(Dataset entries)

__device__ __forceinline__ void gram_fine_item(const PglGemmArgs& g, const long w, double* smem) {
    typedef __attribute__((address_space(3))) void* lds_ptr_t;
    typedef const __attribute__((address_space(1))) void* glb_ptr_t;
    const int nz = g.nz_total;
    const int z = (int)(w % nz);
    const int S = g.ksplit > 1 ? g.ksplit : 1;
    const int sl = (int)((w / nz) % S), tile = (int)(w / nz / S);
    const int tm = isqrt_tri(tile), tn = tile - tm * (tm + 1) / 2;
    const int m0 = tm * 128, n0 = tn * 128;
    const long krow0 = S > 1 ? (long)sl * g.ks_rows : 0;
    const int Ks = S > 1 ? (int)((long)g.K - krow0 < g.ks_rows ? (long)g.K - krow0 : g.ks_rows) : g.K;
    const int nkt = Ks / FK;
    const int tid = threadIdx.x, lane = tid & 63, wq = tid >> 6;
    const int frow = lane >> 4, fcol = lane & 15;
    const double* __restrict__ Ab = g.A + krow0 * g.lda;
    const double* __restrict__ Bb = g.B + krow0 * g.ldb;

    const int wv = __builtin_amdgcn_readfirstlane(wq);
    const char* gp[5];
    long gstep[5], gadv[5];
    int loff[5];
    {
        int ca = m0 + lane * 2, cb = n0 + lane * 2;
        ca = ca < g.a_cols ? ca : g.a_cols - 2;
        cb = cb < g.b_cols ? cb : g.b_cols - 2;
#pragma unroll
        for (int p = 0; p < 4; ++p) {
            const int r = wv + 4 * (p >> 1);
            if ((p & 1) == 0) { gp[p] = reinterpret_cast<const char*>(Ab + (long)r * g.lda + ca); gstep[p] = (long)FK * g.lda * 8; loff[p] = r * FSA * 8; }
            else { gp[p] = reinterpret_cast<const char*>(Bb + (long)r * g.ldb + cb); gstep[p] = (long)FK * g.ldb * 8; loff[p] = (F_A + r * FSA) * 8; }
        }
        const int dw = wv * 4 + (lane & 3), r = dw >> 1;
        gp[4] = reinterpret_cast<const char*>(g.W + (krow0 + r) * g.ldw + z) + 4 * (dw & 1);
        gstep[4] = (long)FK * g.ldw * 8;
        loff[4] = (F_A + F_B) * 8 + wv * 16;
    }
    auto advance = [&](bool adv) {
#pragma unroll
        for (int p = 0; p < 5; ++p) gadv[p] = adv ? gstep[p] : 0;
    };
    auto dma_piece = [&](int stage, int p) {
        char* dst = reinterpret_cast<char*>(smem) + (size_t)stage * F_STAGE * 8 + loff[p];
        if (p < 4) __builtin_amdgcn_global_load_lds((glb_ptr_t)gp[p], (lds_ptr_t)dst, 16, 0, 0);
        else if (lane < 4) __builtin_amdgcn_global_load_lds((glb_ptr_t)gp[4], (lds_ptr_t)dst, 4, 0, 0);
        gp[p] += gadv[p];
    };
    auto dma = [&](int stage) {
#pragma unroll
        for (int p = 0; p < 5; ++p) dma_piece(stage, p);
    };

    d4_t acc[4][4];
#pragma unroll
    for (int i = 0; i < 4; ++i)
#pragma unroll
        for (int j = 0; j < 4; ++j) acc[i][j] = d4_t{0.0, 0.0, 0.0, 0.0};

    advance(1 < nkt); dma(0);
    advance(2 < nkt); dma(1);
    advance(3 < nkt); dma(2);
    asm volatile("s_waitcnt vmcnt(5)" ::: "memory");
    block_sync_lds();

    double pa[2][2][2], pb[2][2][8], pw[2][2];
    auto rdA = [&](int buf, int kk, int i) { return smem[buf * F_STAGE + wq * 32 + fcol + (kk * 4 + frow) * FSA + i * 16]; };
    auto rdB = [&](int buf, int kk, int j) { return smem[buf * F_STAGE + F_A + fcol + (kk * 4 + frow) * FSA + j * 16]; };
    auto rdW = [&](int buf, int kk) { return smem[buf * F_STAGE + F_A + F_B + kk * 4 + frow]; };
#pragma unroll
    for (int i = 0; i < 2; ++i) { pa[0][0][i] = rdA(0, 0, i); pa[0][1][i] = rdA(0, 1, i); }
#pragma unroll
    for (int j = 0; j < 8; ++j) pb[0][0][j] = rdB(0, 0, j);
    pw[0][0] = rdW(0, 0); pw[0][1] = rdW(0, 1);
#pragma unroll
    for (int i = 0; i < 2; ++i) { pa[0][0][i] *= pw[0][0]; pa[0][1][i] *= pw[0][1]; }

    int cur = 0;
    for (int kt0 = 0; kt0 < nkt; kt0 += 2) {
#pragma unroll
        for (int p = 0; p < 2; ++p) {
            const int kt = kt0 + p;
            if (kt >= nkt) break;
            const int ps = p, ns = p ^ 1;
            const int nxt = (cur + 1) & (FST - 1), dstage = (cur + 3) & (FST - 1);
            advance(kt + 4 < nkt);
#pragma unroll
            for (int m = 0; m < 16; ++m) {
                const int i = m >> 3, j = m & 7;
                acc[m >> 2][m & 3] = __builtin_amdgcn_mfma_f64_16x16x4f64(pa[ps][0][i], pb[ps][0][j], acc[m >> 2][m & 3], 0, 0, 0);
                if (m < 8) pb[ps][1][m] = rdB(cur, 1, m);
                else if (m < 10) pa[ns][0][m - 8] = rdA(nxt, 0, m - 8);
                else if (m == 10) pw[ns][0] = rdW(nxt, 0);
                else if (m == 11) pw[ns][1] = rdW(nxt, 1);
                else dma_piece(dstage, m - 12);
                __builtin_amdgcn_sched_barrier(0);
            }
#pragma unroll
            for (int m = 0; m < 16; ++m) {
                const int i = m >> 3, j = m & 7;
                acc[m >> 2][m & 3] = __builtin_amdgcn_mfma_f64_16x16x4f64(pa[ps][1][i], pb[ps][1][j], acc[m >> 2][m & 3], 0, 0, 0);
                if (m < 2) pa[ns][1][m] = rdA(nxt, 1, m);
                else if (m < 10) pb[ns][0][m - 2] = rdB(nxt, 0, m - 2);
                else if (m == 10) dma_piece(dstage, 4);
                else if (m == 13) {
#pragma unroll
                    for (int q = 0; q < 2; ++q) { pa[ns][0][q] *= pw[ns][0]; pa[ns][1][q] *= pw[ns][1]; }
                }
                __builtin_amdgcn_sched_barrier(0);
            }
            asm volatile("s_waitcnt vmcnt(5)" ::: "memory");
            block_sync_lds();
            cur = nxt;
        }
    }

    double* __restrict__ Cb = S > 1 ? g.Cpart + (long)z * g.part_stride_z + (long)sl * g.part_stride_s : g.C + (long)z * g.strideC;
    const double alpha = S > 1 ? 1.0 : g.alpha, beta = S > 1 ? 0.0 : g.beta;
#pragma unroll
    for (int i = 0; i < 4; ++i) {
        double cv[4][4];
        if (beta != 0.0) {
#pragma unroll
            for (int r = 0; r < 4; ++r)
#pragma unroll
                for (int j = 0; j < 4; ++j) {
                    const int f = 4 * i + j;
                    const int row = m0 + wq * 32 + (f >> 3) * 16 + frow + 4 * r, col = n0 + (f & 7) * 16 + fcol;
                    cv[r][j] = (row < g.M && col < g.N) ? Cb[(long)row * g.ldc + col] : 0.0;
                }
        }
#pragma unroll
        for (int r = 0; r < 4; ++r)
#pragma unroll
            for (int j = 0; j < 4; ++j) {
                const int f = 4 * i + j;
                const int row = m0 + wq * 32 + (f >> 3) * 16 + frow + 4 * r, col = n0 + (f & 7) * 16 + fcol;
                if (row >= g.M || col >= g.N) continue;
                double v = alpha * acc[i][j][r];
                if (beta != 0.0) v += beta * cv[r][j];
                Cb[(long)row * g.ldc + col] = v;
            }
    }
}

**Exercise details:** All lines above holding the word "typedef" make up the answer; copy each one.

**Answer for the task:**
    typedef __attribute__((address_space(3))) void* lds_ptr_t;
    typedef const __attribute__((address_space(1))) void* glb_ptr_t;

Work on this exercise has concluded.